Kate was standing ready to give him her hand as he drew himself out of the water upon the rocks. He could see her slender figure dark against the primrose flush of the morn. But he wasted no time either in love-making or salutations. They must have all their stores carried over the southern beach by daybreak, and safely housed from wind and weather in the rocky hall where Wat had arranged the couch of heather tops. So without a word Kate and Wat loaded themselves happily and contentedly with the gifts of their late kind hostess—a bag of meal, home-cured hams, a cheese, together with stores of powder and shot for their pistols. They could see the figure of the master-at-arms stumbling on in front of them, and could hear, borne faintly back on the breeze, the sound of his steady grumbling.

Wat and Kate smiled at each other through the dusk, and the kindred feeling and its mutual recognition cheered them. The night had been anxious enough, but now the morning was coming and they could look on each other's faces. So they plodded on as practically and placidly as if they had been coworkers of an ancient partnership, sharers of one task, yoke-fellows driving the same plough-colter through the same furrow.

When they had arrived at the northern side of the island, Wat showed his companions where to stow the goods in the large open hall of rock, at the sheltered end of which he had arranged Kate's sleeping-chamber. The place was not indeed a cave, but only a large opening in an old sea cliff, which had been left high and dry by the gradual accumulation of the sand and mud brought down by the tide-race of the Suck. The entrance was completely concealed by the birches and rowan bushes which grew up around it and projected over it at every angle, their bright green leaves and reddening berries showing pleasantly against the dark of the interior.
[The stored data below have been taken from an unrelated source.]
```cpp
template <class C>
__global__ __launch_bounds__(256) void conv_mfma_wgrad(ud_conv_geom g, const float* __restrict__ a, const float* __restrict__ x,
                                                       float* __restrict__ part, int tiles_x, int tiles_y, int ntiles) {
    constexpr int CIN = C::CIN, MA = C::MA, CC = C::CC, S = C::S, PH = C::PH, PWP = C::PWP, MT = C::MT, NTW = C::NTW;
    constexpr int AROW = C::AROW, APLANE = C::APLANE, XPLANE = C::XPLANE, NC = C::NC, K = 9 * CIN;
    __shared__ __attribute__((aligned(16))) char sm[C::LDS];
    char* const at = sm;
    char* const xs = sm + 3 * APLANE;
    const int t = threadIdx.x, wave = t >> 6, lane = t & 63, pl = lane & 15, grp = lane >> 4;
    const int c0 = blockIdx.y * CC;
    f32x4 acc[MT][NTW];
#pragma unroll
    for (int mt = 0; mt < MT; ++mt)
#pragma unroll
        for (int j = 0; j < NTW; ++j) acc[mt][j] = f32x4{0.f, 0.f, 0.f, 0.f};
    int xoff[NTW];
#pragma unroll
    for (int j = 0; j < NTW; ++j) {
        int c = (wave + 4 * j) * 16 + pl;
        c = c < NC ? c : NC - 1;
        const int tap = c / CC, ci = c - tap * CC, kh = tap / 3, kw = tap - 3 * kh;
        xoff[j] = ((kw * CC + ci) * PH + S * grp + kh) * 16;
    }
    for (int tile = blockIdx.x; tile < ntiles; tile += gridDim.x) {
        int b = tile;
        const int tile_x = b % tiles_x;
        b /= tiles_x;
        const int tile_y = b % tiles_y, n = b / tiles_y;
        const int oh0 = tile_y * 4, ow0 = tile_x * 8, ih0 = S * oh0 - 1, iw0 = S * ow0 - 1;
        __syncthreads();
        {
            constexpr int Q = C::MAP / 4, ITEMS = 32 * Q;
            for (int i = t; i < ITEMS; i += 256) {
                const int p = i / Q, c4 = i - p * Q;
                const int oh = oh0 + (p >> 3), ow = ow0 + (p & 7);
                f32x4 v = {0.f, 0.f, 0.f, 0.f};
                if (c4 * 4 < MA && oh < g.Hout && ow < g.Wout)
                    v = *reinterpret_cast<const f32x4*>(a + (((long)n * g.Hout + oh) * g.Wout + ow) * MA + c4 * 4);
                store_split4t(at + c4 * 4 * AROW + p * 2, APLANE, AROW, v);
            }
        }
        {
            constexpr int Q = CC / 4, ITEMS = PH * PWP * Q;
            for (int i = t; i < ITEMS; i += 256) {
                const int pix = i / Q, c4 = i - pix * Q;
                const int py = pix / PWP, px = pix - py * PWP;
                const int ih = ih0 + py, iw = iw0 + px;
                f32x4 v = {0.f, 0.f, 0.f, 0.f};
                if (ih >= 0 && ih < g.Hin && iw >= 0 && iw < g.Win)
                    v = *reinterpret_cast<const f32x4*>(x + (((long)n * g.Hin + ih) * g.Win + iw) * CIN + c0 + c4 * 4);
#pragma unroll
                for (int kw = 0; kw < 3; ++kw) {
                    const int d = px - kw;
                    if (d >= 0 && d % S == 0 && d / S < 8)
                        store_split4t(xs + ((kw * CC + c4 * 4) * PH + py) * 16 + (d / S) * 2, XPLANE, PH * 16, v);
                }
            }
        }
        __syncthreads();
        pw::Frag3 af[MT];
#pragma unroll
        for (int mt = 0; mt < MT; ++mt) {
            const char* sp = at + (mt * 16 + pl) * AROW + grp * 16;
#pragma unroll
            for (int k = 0; k < 3; ++k) af[mt].p[k] = *reinterpret_cast<const pw::bf16x8*>(sp + k * APLANE);
        }
#pragma unroll
        for (int j = 0; j < NTW; ++j) {
            if ((wave + 4 * j) * 16 >= NC) continue;
            pw::Frag3 bf;
#pragma unroll
            for (int k = 0; k < 3; ++k) bf.p[k] = *reinterpret_cast<const pw::bf16x8*>(xs + xoff[j] + k * XPLANE);
#pragma unroll
            for (int mt = 0; mt < MT; ++mt) acc[mt][j] = pw::mma6(af[mt], bf, acc[mt][j]);
        }
    }
    float* dst = part + (long)blockIdx.x * MA * K;
#pragma unroll
    for (int j = 0; j < NTW; ++j) {
        const int c = (wave + 4 * j) * 16 + pl;
        if (c >= NC) continue;
        const int tap = c / CC, ci = c - tap * CC;
#pragma unroll
        for (int mt = 0; mt < MT; ++mt)
#pragma unroll
            for (int r = 0; r < 4; ++r) {
                const int ma = mt * 16 + grp * 4 + r;
                if (ma < MA) dst[(long)ma * K + tap * CIN + c0 + ci] = acc[mt][j][r];
            }
    }
}

int wgrad_parts(long ntiles, int Cin, int Ma, int ny) {
    long cap = 6L * 1024 * 1024 / ((long)Ma * 9 * Cin);
    if (cap > 512 / ny) cap = 512 / ny;
    long p = ntiles / 4;
    if (p > cap) p = cap;
    return p < 1 ? 1 : (int)p;
}

template <class C>
int launch_wgrad(const ud_conv_geom& g, const float* a, const float* x, float* part, float* out, hipStream_t s) {
    const int tiles_x = ud_cdiv(g.Wout, 8), tiles_y = ud_cdiv(g.Hout, 4);
    const long ntiles = (long)g.N * tiles_x * tiles_y;
    if (ntiles > 0x7fffffffL) return UD_EINVAL;
    const int parts = wgrad_parts(ntiles, C::CIN, C::MA, C::NY);
    hipLaunchKernelGGL((conv_mfma_wgrad<C>), dim3((unsigned)parts, (unsigned)C::NY), dim3(256), 0, s, g, a, x, part, tiles_x, tiles_y,
                       (int)ntiles);
    UD_LAUNCH_CHECK();
    return pw::fold_launch(part, parts, C::MA * 9 * C::CIN, out, nullptr, nullptr, 0, nullptr, nullptr, s);
}

int mode_of(const ud_conv_geom& g) {
    if (g.KH != 3 || g.KW != 3 || g.pad_t != 1 || g.pad_l != 1) return -1;
    if (!g.transposed && g.stride == 1 && g.Hout == g.Hin && g.Wout == g.Win) return 0;
    if (g.transposed && g.stride == 2 && g.Hout == 2 * g.Hin && g.Wout == 2 * g.Win) return 1;
    if (!g.transposed && g.stride == 2 && g.Hin == 2 * g.Hout && g.Win == 2 * g.Wout) return 2;
    return -1;
}

}

#define UD_CONV_MFMA_CASES(X)                                                                   \
    X(20, 20, 0, 16, 16, 20, 9, 4)                                                  \
    X(40, 20, 0, 8, 16, 40, 3, 4)                                                   \
    X(40, 40, 0, 8, 16, 40, 3, 4)                                                   \
    X(20, 40, 0, 8, 16, 20, 9, 4)                                                   \
    X(80, 40, 0, 8, 8, 80, 1, 4)                                                    \
    X(80, 80, 0, 8, 8, 40, 1, 4)                                                    \
    X(40, 80, 0, 8, 8, 40, 3, 4)                                                    \
    X(160, 80, 0, 4, 8, 40, 1, 2)    \
    X(80, 160, 0, 4, 8, 16, 1, 2)                                    \
    X(20, 20, 1, 16, 16, 20, 1, 4)                                                  \
    X(40, 40, 1, 16, 16, 40, 1, 4)                                                  \
    X(80, 80, 1, 8, 16, 80, 1, 4)                                                   \
    X(20, 20, 2, 8, 8, 20, 9, 4)                                                    \
    X(40, 40, 2, 8, 8, 40, 1, 4)                                                    \
    X(80, 80, 2, 4, 4, 40, 1, 1)

extern "C" {

int ud_conv_mfma_mode(const ud_conv_geom* g) { return g ? mode_of(*g) : -1; }

int ud_conv_mfma_supported(int Cin, int Cout, int mode) {
#define X(ci, co, m, th, tw, ck, ts, nw) \
    if (Cin == ci && Cout == co && mode == m) return 1;
    UD_CONV_MFMA_CASES(X)
#undef X
    return 0;
}

int ud_conv_mfma(const ud_conv_geom* g, const float* x, const float* wmat, float* y, int Cout, ud_stream_t stream) {
    if (!g || !x || !wmat || !y) return UD_EINVAL;
    const int mode = mode_of(*g);
    if (mode < 0 || !ud_conv_mfma_supported(g->Cin, Cout, mode)) return UD_EINVAL;
    if ((((uintptr_t)x | (uintptr_t)wmat | (uintptr_t)y) & 15) != 0) return UD_EINVAL;
    if (g->N < 1 || g->Hout < 1 || g->Wout < 1) return 0;
    hipStream_t s = (hipStream_t)stream;
#define X(ci, co, m, th, tw, ck, ts, nw) \
    if (g->Cin == ci && Cout == co && mode == m) return launch<Cfg<ci, co, m, th, tw, ck, ts, nw>>(*g, x, wmat, y, s);
    UD_CONV_MFMA_CASES(X)
#undef X
    return UD_EINVAL;
}

#define UD_CONV_MFMA_WGRAD_CASES(X) \
    X(160, 80, 0, 40) X(80, 80, 0, 40) X(80, 40, 0, 40) X(40, 40, 0, 40) X(40, 20, 0, 40) X(20, 20, 0, 20) \
    X(80, 80, 2, 20) X(40, 40, 2, 20) X(20, 20, 2, 20)

int ud_conv_mfma_wgrad_supported(int Cin, int Ma, int mode) {
#define X(ci, ma, m, cc) \
    if (Cin == ci && Ma == ma && mode == m) return 1;
    UD_CONV_MFMA_WGRAD_CASES(X)
#undef X
    return 0;
}

long ud_conv_mfma_wgrad_ws_floats(int Cin, int Ma) {
    if (Cin < 1 || Ma < 1) return UD_EINVAL;
    return (long)wgrad_parts(1L << 40, Cin, Ma, 1) * Ma * 9 * Cin;
}

int ud_conv_mfma_wgrad(const ud_conv_geom* g, const float* a, const float* x, float* part, float* out, int Ma, ud_stream_t stream) {
    if (!g || !a || !x || !part || !out) return UD_EINVAL;
    const int mode = mode_of(*g);
    if (mode < 0 || !ud_conv_mfma_wgrad_supported(g->Cin, Ma, mode)) return UD_EINVAL;
    if ((((uintptr_t)a | (uintptr_t)x) & 15) != 0) return UD_EINVAL;
    if (g->N < 1 || g->Hout < 1 || g->Wout < 1) return UD_EINVAL;
    hipStream_t s = (hipStream_t)stream;
#define X(ci, ma, m, cc) \
    if (g->Cin == ci && Ma == ma && mode == m) return launch_wgrad<WCfg<ci, ma, m, cc>>(*g, a, x, part, out, s);
    UD_CONV_MFMA_WGRAD_CASES(X)
#undef X
    return UD_EINVAL;
}

}
```

unidefense_amd/kernels.py:

```python
import ctypes as C
import math
import os

import torch

from . import lib as _lib
from .config import cfg as CFG
from .devmem import Scratch, ZeroPool
from .lib import ConvGeom, GemmDesc, GemmP3Desc

_call = _lib.call

GEMM_PROFILE = None


def _stream():
    return C.c_void_p(torch.cuda.current_stream().cuda_stream)


def _p(t):
    if t is None:
        return None
    return C.c_void_p(t.data_ptr())

# ... 948 lines not shown
        return gemm_nn(dy2, ctx.w, out=out, accumulate=out is not None)
    return _p2_run("nn", ctx.plans["nn"], _spectral_dy(ctx, dy2, dy_absmax), ctx.w, ctx.M, ctx.K, ctx.N, dy2, out=out)


def spectral_wgrad(ctx, dy2, dy_absmax=None):
    if ctx.plans is None:
        return gemm_tn(dy2, ctx.x)
    return _p2_run("tn", ctx.plans["tn"], _spectral_dy(ctx, dy2, dy_absmax), ctx.x, ctx.N, ctx.K, ctx.M, dy2)


def _p2_tune(key, x2, w2, M, N, Kd, forced, want_stats=False):
    dy2 = torch.randn(M, N, device=x2.device)
    acc = torch.zeros(2 * N, dtype=torch.float64, device=x2.device) if want_stats else None

    def fwd_x3():
        r = gemm_nt(x2, w2, stats=acc)
        if want_stats and not r[1]:
            colstats(r[0], acc)
    t_x3 = _time_launches(lambda: (fwd_x3(), gemm_nn(dy2, w2), gemm_tn(dy2, x2)))
    xp, wp, dp = split_planes(x2, prec=2), split_planes(w2, prec=2), split_planes(dy2, prec=2)
    t_p2 = _time_launches(lambda: (split_planes(x2, xp), split_planes(dy2, dp), split_planes(w2, wp)))
    t_stats = _time_launches(lambda: colstats(dy2, acc)) if want_stats else 0.0
    plans = []
    for kind, (a, b, m, n, k) in (("nt", (xp, wp, M, N, Kd)), ("nn", (dp, wp, M, Kd, N)), ("tn", (dp, xp, N, Kd, M))):
        best, best_t = None, 1e30
        for plan in _p2_plans(kind, m, n, k):
            st = acc if (kind == "nt" and want_stats) else None
            t = _time_launches(lambda: _p2_run(kind, plan, a, b, m, n, k, x2, stats=st))
            if st is not None and plan[0] != "plain":
                t += t_stats
            if t < best_t:
                best, best_t = plan, t
        plans.append(list(best))
        t_p2 += best_t
    res = plans if (forced or t_p2 < 0.97 * t_x3) else None
    _TUNED[key] = res
    _tune_cache_save()
    return res


_WG_SPLIT_MAXT = 512
_WG_SPLIT_TARGET = 768
_WG_SPLIT_ROWS = 256


def _pick_split(tiles, K):
    if tiles >= _WG_SPLIT_MAXT or K < 512:
        return 1
    s = min(max(1, K // _WG_SPLIT_ROWS), -(-_WG_SPLIT_TARGET // tiles))
    return max(1, min(s, 1024))


_TILE_CFGS = ((128, 128, 1.00), (128, 64, 0.93), (256, 32, 1.10), (32, 256, 1.10), (64, 128, 0.93))


_FWD_SPLIT_T = 224
_FWD_SPLIT_K = 512
_FWD_SPLIT_MINK = 256
_FWD_SPLIT_WGS = 320


def _fwd_split(M, N, K):
    t = _tiles(M, N)
    if t >= _FWD_SPLIT_T or K < _FWD_SPLIT_K:
        return 1
    return max(1, min(K // _FWD_SPLIT_MINK, -(-_FWD_SPLIT_WGS // t)))


_X3_MINDIM = 16


def _tiles(M, N):
    best, best_tiles = None, 1
    for bm, bn, pen in _TILE_CFGS:
        t = -(-M // bm) * -(-N // bn)
        cost = -(-t // 256) * bm * bn * pen
        if best is None or cost < best:
            best, best_tiles = cost, t
    return best_tiles


def gemm_tn(a, b):
    _act(a, b)
    K, M = a.shape
    N = b.shape[1]
    assert b.shape[0] == K
    split = _pick_split(_tiles(M, N), K)
    r = _tuned_launch("tn", a, b, None, M, N, K, M, N, 1, 1, False, None,
                      lambda scr: _gemm(a, b, scr, M, N, K, M, N, N, 1, 1, 2 if split > 1 else 0, split))
    if r is not None:
        return r
    if split > 1:
        out = split_out((M, N), a)
        return _gemm(a, b, out, M, N, K, M, N, N, 1, 1, 2, split)
    out = empty((M, N), a)
    return _gemm(a, b, out, M, N, K, M, N, N, 1, 1, 0, 1)


def conv_geom(N, Hin, Win, Cin, Hout, Wout, KH, KW, stride, pad_t, pad_l, transposed=0):
    g = ConvGeom()
    g.N, g.Hin, g.Win, g.Cin, g.Hout, g.Wout = N, Hin, Win, Cin, Hout, Wout
    g.KH, g.KW, g.stride, g.pad_t, g.pad_l, g.transposed = KH, KW, stride, pad_t, pad_l, transposed
    return g


_CONV_SPLITK = True


_CONV_SMALL = True
_CONV_SMALL_MIN_M = 262144
_CONV_SMALL_OK = {}


def _conv_small_supported(Ci, Co, KH, KW):
    key = (Ci, Co, KH, KW)
    if key not in _CONV_SMALL_OK:
        _CONV_SMALL_OK[key] = _call("ud_conv_small_supported", Ci, Co, KH, KW) == 1
    return _CONV_SMALL_OK[key]


_CONV_SMALL_WS = Scratch(torch.float32)
_CONV_SMALL_WGRAD_OK = {}
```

Wat immediately started off again to make one final trip, to see that nothing had been left at the southern landing-place. Finding nothing, he came back much elated so thoroughly to have carried through his purposes in the space of a summer's night, and at last to have both Kate and Scarlett safe with him on the isle of Fiara.

As for Wise Jan, he was left to sleep in peace behind the bowlder by the landing-place till his scattered senses should return.